=== EXERCISE INPUT ===

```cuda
__global__ void ktab_import_kernel(const unsigned char *__restrict__ ent, long long n, int pbytes,
                                   int cbytes, const long long *__restrict__ index ,
                                   rec128 *__restrict__ tab)
{ long long i = (long long) blockIdx.x * blockDim.x + threadIdx.x;
  if (i >= n) return;
  int lo = 0, hi = (1<<24)-1;
  while (lo < hi)
    { int m = (lo+hi) >> 1;
      if (index[m] > i) hi = m; else lo = m+1;
    }
  int E = 9 + pbytes + cbytes;
  const unsigned char *e = ent + i*E;
  u64 suf = 0;
  for (int k = 0; k < 7; k++)
    suf = (suf << 8) | e[k];
  unsigned post = 0;
  for (int k = 0; k < pbytes; k++)
    post |= (unsigned) e[9+k] << (8*k);
  unsigned cv = 0;
  for (int k = 0; k < cbytes; k++)
    cv |= (unsigned) e[9+pbytes+k] << (8*k);
  unsigned sign = cv >> (8*cbytes-1);
  unsigned cs = (cv & ((1u << (8*cbytes-1)) - 1)) | (sign << 15);
  rec128 r;
  r.hi = ((u64) lo << 40) | (suf >> 16);
  r.lo = ((suf & 0xffffull) << 48) | ((u64) cs << 32) | post;
  st_rec(tab + i,r);
}


extern "C" int fgb_sort128_device(void *d_a, void *d_b, long long n, int byte_lo, int byte_hi,
                                  void *d_tmp, long long tmp_bytes, int *result_in_b, void *stream);
extern "C" long long fgb_sort128_tmp_bytes(long long n);

extern "C" int fgb_stage_genome_device(const void *d_bps, const long long *d_boff,
                                       const long long *d_clen, const long long *d_woff,
                                       int ncontig, long long total_words, void *d_seq,
                                       void *d_rseq , void *stream)
{ cudaStream_t st = (cudaStream_t) stream;
  if (total_words <= 0) return FGB_OK;
  int nb = (int) ((total_words + 255) / 256);
  stage_contigs_kernel<<<nb,256,0,st>>>((const unsigned char *) d_bps,d_boff,d_clen,d_woff,ncontig,
                                        (u64 *) d_seq,total_words);
  if (d_rseq != NULL)
    revcomp_contigs_kernel<<<nb,256,0,st>>>((const u64 *) d_seq,d_clen,d_woff,ncontig,
                                            (u64 *) d_rseq,total_words);
  fgb_count_launch(d_rseq != NULL ? 2 : 1);
  CUDA_TRY(cudaGetLastError());
  return FGB_OK;
}


extern "C" int fgb_syncmer_count_device(const void *d_seq, const long long *d_clen,
                                        const long long *d_woff, const int *d_crank,
                                        const int *d_tile_contig, const int *d_tile_start, int ntiles,
                                        unsigned *d_tile_count, unsigned long long *d_buck1024,
                                        unsigned long long *d_total, void *d_tmp, long long tmp_bytes,
                                        unsigned plo, unsigned phi, void *stream)
{ cudaStream_t st = (cudaStream_t) stream;
  int rc = init_tables();
  if (rc) return rc;
  CUDA_TRY(cudaMemsetAsync(d_buck1024,0,1025*8,st));
  if (ntiles > 0)
    syncmer_kernel<0><<<ntiles,SC_THREADS,0,st>>>((const u64 *) d_seq,d_clen,d_woff,d_crank,
                                                   d_tile_contig,d_tile_start,d_tile_count,
                                                   d_buck1024,NULL,plo,phi);
  fgb_count_launch(1);
  CUDA_TRY(cudaGetLastError());
  return fgb_dev_exclusive_scan_u32(d_tile_count,ntiles,d_total,d_tmp,tmp_bytes,st);
}

extern "C" int fgb_syncmer_emit_device(const void *d_seq, const long long *d_clen,
                                       const long long *d_woff, const int *d_crank,
                                       const int *d_tile_contig, const int *d_tile_start, int ntiles,
                                       unsigned *d_tile_offset, void *d_records, unsigned plo,
                                       unsigned phi, void *stream)
{ cudaStream_t st = (cudaStream_t) stream;
  if (ntiles > 0)
    syncmer_kernel<1><<<ntiles,SC_THREADS,0,st>>>((const u64 *) d_seq,d_clen,d_woff,d_crank,
                                                   d_tile_contig,d_tile_start,d_tile_offset,
                                                   NULL,(rec128 *) d_records,plo,phi);
  fgb_count_launch(1);
  CUDA_TRY(cudaGetLastError());
  return FGB_OK;
}

__global__ void kix_ends_kernel(const rec128 *__restrict__ tab, long long n, unsigned *__restrict__ pstart)
{ long long x = (long long) blockIdx.x * blockDim.x + threadIdx.x;
  if (x > (1ll << 24)) return;
  if (n == 0) { pstart[x] = 0; return; }
  long long p0 = (long long) KREC_PREFIX24(tab[0].hi), pl = (long long) KREC_PREFIX24(tab[n-1].hi);
  if (x <= p0) pstart[x] = 0;
  else if (x > pl) pstart[x] = (unsigned) n;
}

extern "C" int fgb_kix_index_device(const void *d_tab, long long n, unsigned *d_pstart, unsigned char *d_adj,
                                    void *stream)
{ cudaStream_t st = (cudaStream_t) stream;
  int nb = (int) ((n + 1 + 255) / 256);
  CUDA_TRY(cudaMemsetAsync(d_adj + n,0,32,st));
  kix_index_kernel<<<nb,256,0,st>>>((const rec128 *) d_tab,n,d_pstart,d_adj);
  kix_ends_kernel<<<((1 << 24) + 256)/256,256,0,st>>>((const rec128 *) d_tab,n,d_pstart);
  fgb_count_launch(1);
  CUDA_TRY(cudaGetLastError());
  return FGB_OK;
}

extern "C" int fgb_ktab_export_device(const void *d_tab, long long n, int pbytes, int cbytes,
                                      const long long *d_part_first, int nparts, void *d_out,
                                      void *stream)
{ cudaStream_t st = (cudaStream_t) stream;
  if (n <= 0) return FGB_OK;
  int nb = (int) ((n + 255) / 256);
  ktab_export_kernel<<<nb,256,0,st>>>((const rec128 *) d_tab,n,pbytes,cbytes,d_part_first,nparts,
                                      (unsigned char *) d_out);
  CUDA_TRY(cudaGetLastError());
  return FGB_OK;
}

extern "C" int fgb_ktab_import_device(const void *d_ent, long long n, int pbytes, int cbytes,
                                      const long long *d_index, void *d_tab, void *stream)
{ cudaStream_t st = (cudaStream_t) stream;
  if (n <= 0) return FGB_OK;
  int nb = (int) ((n + 255) / 256);
  ktab_import_kernel<<<nb,256,0,st>>>((const unsigned char *) d_ent,n,pbytes,cbytes,d_index,
                                      (rec128 *) d_tab);
  CUDA_TRY(cudaGetLastError());
  return FGB_OK;
}

extern "C" int fgb_sc_tile() { return SC_TILE; }
```

fastga_b200/csrc/sort128.cu:

```cuda
#include "common.cuh"
#include <stdlib.h>
#include <vector>

#define SORT_THREADS 512
#ifndef SORT_ITEMS
#define SORT_ITEMS   8
#endif
#ifndef SORT_MINBLK
#define SORT_MINBLK  2
#endif
#define SORT_TILE    (SORT_THREADS*SORT_ITEMS)
#define SORT_WARPS   (SORT_THREADS/32)

static __device__ __forceinline__ unsigned warp_incl_scan(unsigned v, int lane)
{
#pragma unroll
  for (int o = 1; o < 32; o <<= 1)
    { unsigned t = __shfl_up_sync(0xffffffffu,v,o);
      if (lane >= o) v += t;
    }
  return v;
}



static __device__ __forceinline__ unsigned match_digit(unsigned d, bool valid)
{ unsigned peers = __ballot_sync(0xffffffffu,valid);
#pragma unroll
  for (int k = 0; k < 8; k++)
    { bool bit = (d >> k) & 1;
      unsigned bk = __ballot_sync(0xffffffffu,bit);
      peers &= bit ? bk : ~bk;
    }
  return peers;
}


#define ST_AGG  (1ull << 62)
#define ST_INC  (2ull << 62)
#define ST_MASK ((1ull << 62) - 1)

__global__ void __launch_bounds__(SORT_THREADS)
sort_ghist_kernel(const rec128 *__restrict__ in, long long n, int dsh , unsigned long long *__restrict__ ghist)
{ __shared__ unsigned h[256];
  int tid = threadIdx.x;
  if (tid < 256) h[tid] = 0;
  __syncthreads();
  const bool one = (dsh >= 64 || dsh <= 56);
  const unsigned long long *half = reinterpret_cast<const unsigned long long *>(in) + (dsh >= 64);
  const int sh = dsh & 63;
  for (long long tile0 = (long long) blockIdx.x * SORT_TILE; tile0 < n; tile0 += (long long) gridDim.x * SORT_TILE)
    {
#pragma unroll
      for (int it = 0; it < SORT_ITEMS; it++)
        { long long idx = tile0 + it*SORT_THREADS + tid;
          bool valid = idx < n;
          unsigned d = 0;
          if (valid) d = one ? (unsigned) ((half[2*idx] >> sh) & 0xff) : rec_dig(ld_rec(in + idx),dsh);
          unsigned peers = match_digit(d,valid);
          if (valid && (tid & 31) == __ffs(peers)-1) atomicAdd(&h[d],__popc(peers));
        }
    }
  __syncthreads();
  if (tid < 256 && h[tid]) atomicAdd(&ghist[tid],(unsigned long long) h[tid]);
}
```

===

_EXERCISE GOAL_
Tally the lines of the records holding the word "else", then give only the resulting number.

_SOLUTION BELOW_
2